Abstract :
[en] Programming has become central in the development of human activities while not
being immune to defaults, or bugs. Developers have developed specific methods and
sequences of tests that they implement to prevent these bugs from being deployed in
releases. Nonetheless, not all cases can be thought through beforehand, and automation
presents limits the community attempts to overcome. As a consequence, not all bugs
can be caught.
These defaults are causing particular concerns in case bugs can be exploited to
breach the program’s security policy. They are then called vulnerabilities and provide
specific actors with undesired access to the resources a program manages. It damages
the trust in the program and in its developers, and may eventually impact the adoption
of the program. Hence, to attribute a specific attention to vulnerabilities appears as a
natural outcome. In this regard, this PhD work targets the following three challenges:
(1) The research community references those vulnerabilities, categorises them, reports
and ranks their impact. As a result, analysts can learn from past vulnerabilities in
specific programs and figure out new ideas to counter them. Nonetheless, the resulting
quality of the lessons and the usefulness of ensuing solutions depend on the quality and
the consistency of the information provided in the reports.
(2) New methods to detect vulnerabilities can emerge among the teachings this
monitoring provides. With responsible reporting, these detection methods can provide
hardening of the programs we rely on. Additionally, in a context of computer perfor-
mance gain, machine learning algorithms are increasingly adopted, providing engaging
promises.
(3) If some of these promises can be fulfilled, not all are not reachable today.
Therefore a complementary strategy needs to be adopted while vulnerabilities evade
detection up to public releases. Instead of preventing their introduction, programs can
be hardened to scale down their exploitability. Increasing the complexity to exploit
or lowering the impact below specific thresholds makes the presence of vulnerabilities
an affordable risk for the feature provided. The history of programming development
encloses the experimentation and the adoption of so-called defence mechanisms. Their
goals and performances can be diverse, but their implementation in worldwide adopted
programs and systems (such as the Android Open Source Project) acknowledges their
pivotal position.
To face these challenges, we provide the following contributions:
• We provide a manual categorisation of the vulnerabilities of the worldwide adopted
Android Open Source Project up to June 2020. Clarifying to adopt a vulnera-
bility analysis provides consistency in the resulting data set. It facilitates the
explainability of the analyses and sets up for the updatability of the resulting
set of vulnerabilities. Based on this analysis, we study the evolution of AOSP’s
vulnerabilities. We explore the different temporal evolutions of the vulnerabilities affecting the system for their severity, the type of vulnerability, and we provide a
focus on memory corruption-related vulnerabilities.

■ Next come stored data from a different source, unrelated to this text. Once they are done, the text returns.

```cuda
extern "C" int gvs_validate(gvs_ctx* ctx, uint32_t min_read_len, uint64_t* n_pairs_out) {
  if (!ctx) return GVS_E_ARG;
  if (!ctx->diag_ready) return gvs_fail(ctx, GVS_E_STATE, "gvs_validate before gvs_diag_filter / gvs_rows_set(1)");
  if (!ctx->read_off && !ctx->have_read_len) return gvs_fail(ctx, GVS_E_STATE, "gvs_validate: read lengths unknown");
  CK(cudaSetDevice(ctx->device));
  StageTimer tm(ctx, GVS_ST_VALIDATE);
  ctx->val_ready = false;
  ctx->pl_ready = ctx->sup_ready = false;
  ctx->n_pairs = 0;
  if (n_pairs_out) *n_pairs_out = 0;
  Rows& R = ctx->kept;
  u64 n = R.n;
  if (n == 0) {
    ctx->val_ready = true;
    return 0;
  }
  u64 n_seg = 0;
  CKR(gvs_build_segments(ctx, R.read.as<u32>(), n, ctx->kseg_start, ctx->flags_c, &n_seg));
  ctx->n_kseg = n_seg;
  const u32* seg_start = ctx->kseg_start.as<u32>();
  CKR(gvs_reserve(ctx, ctx->val_scratch, (2 * n + 2 * n_seg + 16) * 4));
  u32* out_id = ctx->val_scratch.as<u32>();
  u32* out_gidx = out_id + n;
  u32* seg_cnt = out_gidx + n;
  u32* seg_off = seg_cnt + n_seg;
  CKR(gvs_reserve(ctx, ctx->seg_orient, n_seg));
  u32* mx_dev = (u32*)(ctx->counters.as<u64>() + 22);
  {
    auto f2 = [seg_start] __device__(u64 s) -> u32 { return seg_start[s + 1] - seg_start[s]; };
    auto g2 = [] __device__(u64 s, u32 ex, u32 v) {};
    CKR((device_scan<u32>(ctx, n_seg, f2, g2, OpMax(), mx_dev)));
  }
  u32 max_m = 0;
  CKR(read_dev(ctx, mx_dev, &max_m));
  u32* stats = (u32*)(ctx->counters.as<u64>() + 23);
  CK(cudaMemsetAsync(stats, 0, 8, ctx->stream));
  ValParams V;
  V.read = R.read.as<u32>(); V.pos = R.pos.as<u32>(); V.start = R.start.as<u32>(); V.group = R.group.as<u32>();
  V.gidx = R.gidx.as<u32>();
  V.seg_start = seg_start; V.n_seg = (u32)n_seg;
  V.bad = ctx->bad_ready ? ctx->bad_flag.as<u8>() : nullptr;
  V.read_off = ctx->read_off; V.read_len = ctx->have_read_len ? ctx->read_len.as<u32>() : nullptr;
  V.min_len = min_read_len;
  V.out_id = out_id; V.out_gidx = out_gidx; V.seg_cnt = seg_cnt; V.orient = ctx->seg_orient.as<u8>();
  V.gscratch = nullptr; V.big_cap = 0; V.stats = stats;
  const size_t sm_warp = (size_t)VROW_BYTES * VCAP_WARP * 8, sm_blk = (size_t)VROW_BYTES * VCAP;
  if (!ctx->val_attr_set) {
    CK(cudaFuncSetAttribute((k_validate<32, 8, false>), cudaFuncAttributeMaxDynamicSharedMemorySize, (int)sm_warp));
    CK(cudaFuncSetAttribute((k_validate<256, 1, false>), cudaFuncAttributeMaxDynamicSharedMemorySize, (int)sm_blk));
    ctx->val_attr_set = true;
  }
  const bool tiers = max_m > VCAP_WARP;
  if (tiers) CKR(gvs_fork(ctx));
  if (max_m > VCAP) {
    u32 blocks = (u32)ctx->n_sm;
    u32 bcap = (max_m + 15) & ~15u;
    CKR(gvs_reserve(ctx, ctx->scan_tmp2, (u64)blocks * VROW_BYTES * bcap));
    V.gscratch = ctx->scan_tmp2.as<u8>();
    V.big_cap = bcap;
    V.m_lo = VCAP; V.m_hi = 0xFFFFFFFFu;
    LAUNCH_ON(ctx->aux[1], (k_validate<1024, 1, true>), blocks, 1024, 0, V);
    V.gscratch = nullptr; V.big_cap = 0;
  }
  if (max_m > VCAP_WARP) {
    V.m_lo = VCAP_WARP; V.m_hi = VCAP;
    u64 grid = n_seg;
    u64 capg = (u64)ctx->n_sm * 5;
    if (grid > capg) grid = capg;
    LAUNCH_ON(ctx->aux[0], (k_validate<256, 1, false>), (unsigned)grid, 256, sm_blk, V);
  }
  {
    V.m_lo = 0; V.m_hi = VCAP_WARP;
    u64 grid = cdiv(n_seg, 8);
    u64 capg = (u64)ctx->n_sm * 5;
    if (grid > capg) grid = capg;
    LAUNCH((k_validate<32, 8, false>), (unsigned)grid, 256, sm_warp, V);
  }
  if (tiers) CKR(gvs_join(ctx));
  u32* tot = (u32*)(ctx->counters.as<u64>() + 25);
  {
    auto f = [seg_cnt] __device__(u64 s) -> u32 { return seg_cnt[s]; };
    auto g = [seg_off] __device__(u64 s, u32 ex, u32 v) { seg_off[s] = ex; };
    CKR((device_scan<u32>(ctx, n_seg, f, g, OpSum(), tot)));
  }
  u32 np = 0;
  CKR(read_dev(ctx, tot, &np));
  CKR(gvs_reserve(ctx, ctx->pair_read, (u64)np * 4));
  CKR(gvs_reserve(ctx, ctx->pair_contig, (u64)np * 4));
  CKR(gvs_reserve(ctx, ctx->pair_group, (u64)np * 4));
  CKR(gvs_reserve(ctx, ctx->pair_gidx, (u64)np * 4));
  if (np)
    LAUNCH(k_pairs_compact, (unsigned)cdiv(n_seg * 32, 256), 256, 0, seg_start, seg_cnt, seg_off, (u32)n_seg, out_id, out_gidx,
           R.read.as<u32>(), R.contig.as<u32>(), ctx->pair_read.as<u32>(), ctx->pair_contig.as<u32>(),
           ctx->pair_group.as<u32>(), ctx->pair_gidx.as<u32>());
  ctx->n_pairs = np;
  ctx->val_ready = true;
  if (n_pairs_out) *n_pairs_out = np;
  return 0;
}

extern "C" int gvs_pairs_get(gvs_ctx* ctx, uint32_t* read_idx, uint32_t* contig, uint32_t* group, uint32_t* group_index) {
  if (!ctx) return GVS_E_ARG;
  if (!ctx->val_ready) return gvs_fail(ctx, GVS_E_STATE, "gvs_pairs_get before gvs_validate");
  CK(cudaSetDevice(ctx->device));
  u64 n = ctx->n_pairs;
  if (n == 0) return 0;
  if (read_idx) CK(cudaMemcpyAsync(read_idx, ctx->pair_read.p, n * 4, cudaMemcpyDeviceToHost, ctx->stream));
  if (contig) CK(cudaMemcpyAsync(contig, ctx->pair_contig.p, n * 4, cudaMemcpyDeviceToHost, ctx->stream));
  if (group) CK(cudaMemcpyAsync(group, ctx->pair_group.p, n * 4, cudaMemcpyDeviceToHost, ctx->stream));
  if (group_index) CK(cudaMemcpyAsync(group_index, ctx->pair_gidx.p, n * 4, cudaMemcpyDeviceToHost, ctx->stream));
  CK(cudaStreamSynchronize(ctx->stream));
  return 0;
}
```

### gavisunk_b200/engine.py

```python
from __future__ import annotations

import ctypes as C
import math
from typing import Dict, List, Optional, Sequence, Tuple

import numpy as np

from . import _lib
from ._lib import GavisunkError, GavisunkKeyError

_LUT = np.zeros(256, dtype=np.uint64)
for _ch, _v in (("A", 0), ("C", 1), ("G", 2), ("T", 3), ("U", 3)):
    _LUT[ord(_ch)] = _v
    _LUT[ord(_ch.lower())] = _v
_LUT[1], _LUT[2], _LUT[3] = 1, 2, 3


def encode_kmers(lines: Sequence[bytes], k: Optional[int] = None) -> np.ndarray:
    if len(lines) == 0:
        return np.zeros(0, dtype=np.uint64)
    if k is None:
        k = len(lines[0])
    if all(len(l) == k for l in lines):
        a = np.frombuffer(b"".join(lines), dtype=np.uint8).reshape(len(lines), k)
# ... 386 lines not shown
        self._ck(self.lib.gvs_bad_groups(self.ctx, lim, C.byref(n)))
        self.n_bad = int(n.value)
        return self.n_bad

    def bad_list(self) -> np.ndarray:
        out = np.zeros(self.n_bad, np.uint32)
        self._ck(self.lib.gvs_bad_get(self.ctx, _ptr(out)))
        return out

    def bad_set(self, contig, group) -> int:
        c = _c(contig, np.uint32)
        g = _c(group, np.uint32)
        n = C.c_uint64()
        self._ck(self.lib.gvs_bad_set(self.ctx, _ptr(c), _ptr(g), len(c), C.byref(n)))
        self.n_bad = int(n.value)
        return self.n_bad

    def groups(self, with_hist: bool = False) -> Dict[str, np.ndarray]:
        n = C.c_uint64()
        self._ck(self.lib.gvs_groups_count(self.ctx, C.byref(n)))
        n = int(n.value)
        out = dict(contig=np.zeros(n, np.uint32), group=np.zeros(n, np.uint32))
        if with_hist:
            out["count"] = np.zeros(n, np.int32)
        self._ck(self.lib.gvs_groups_get(self.ctx, _ptr(out["contig"]), _ptr(out["group"]), _ptr(out.get("count"))))
        return out

    def validate(self, min_read_len: int = 10000) -> int:
        n = C.c_uint64()
        self._ck(self.lib.gvs_validate(self.ctx, min_read_len, C.byref(n)))
        self.n_pairs = int(n.value)
        return self.n_pairs

    def pairs(self, pinned: bool = False) -> Dict[str, np.ndarray]:
        n = self.n_pairs
        out = {c: self._out(f"pairs.{c}", n, np.uint32, pinned) for c in ("read", "contig", "group", "gidx")}
        self._ck(self.lib.gvs_pairs_get(self.ctx, _ptr(out["read"]), _ptr(out["contig"]), _ptr(out["group"]),
                                        _ptr(out["gidx"])))
        return out

    def placements(self, pinned: bool = False) -> Dict[str, np.ndarray]:
        n, p = C.c_uint64(), C.c_void_p()
        self._ck(self.lib.gvs_placements(self.ctx, C.byref(n), C.byref(p)))
        self._diff_ptr = int(p.value or 0)
        n = int(n.value)
        out = {c: self._out(f"placements.{c}", n, np.uint32, pinned) for c in ("read", "contig", "start", "end", "n_ids")}
        out["strand"] = self._out("placements.strand", n, np.uint8, pinned)
        self._ck(self.lib.gvs_placements_get(self.ctx, _ptr(out["read"]), _ptr(out["contig"]), _ptr(out["start"]), _ptr(out["end"]),
                                             _ptr(out["n_ids"]), _ptr(out["strand"])))
        return out

    def support(self, contig_len: Sequence[int], allreduce=None) -> Dict[str, np.ndarray]:
        if allreduce is not None:
            allreduce(self._diff_ptr, self.db_groups())
        cl = _c(contig_len, np.uint32)
        n = C.c_uint64()
        self._ck(self.lib.gvs_support(self.ctx, _ptr(cl), C.byref(n)))
        out = {c: np.zeros(int(n.value), np.uint32) for c in ("contig", "start", "end", "depth")}
        self._ck(self.lib.gvs_support_get(self.ctx, _ptr(out["contig"]), _ptr(out["start"]), _ptr(out["end"]), _ptr(out["depth"])))
        return out

    def components_local(self) -> int:
        p = C.c_void_p()
        self._ck(self.lib.gvs_components_local(self.ctx, C.byref(p)))
        return int(p.value or 0)
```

• We undertake the replication of a machine-learning based detection algorithms
that, besides being part of the state-of-the-art and referenced to by ensuing works,
was not available. Named VCCFinder, this algorithm implements a Support-
Vector Machine and bases its training on Vulnerability-Contributing Commits
and related patches for C and C++ code. Not in capacity to achieve analogous
performances to the original article, we explore parameters and algorithms, and
attempt to overcome the challenge provided by the over-population of unlabeled
entries in the data set. We provide the community with our code and results as a
replicable baseline for further improvement.
• We eventually list the defence mechanisms that the Android Open Source Project
incrementally implements, and we discuss how it sometimes answers comments
the community addressed to the project’s developers. We further verify the extent
to which specific memory corruption defence mechanisms were implemented in the
binaries of different versions of Android (from API-level 10 to 28). We eventually
confront the evolution of memory corruption-related vulnerabilities with the
implementation timeline of related defence mechanisms.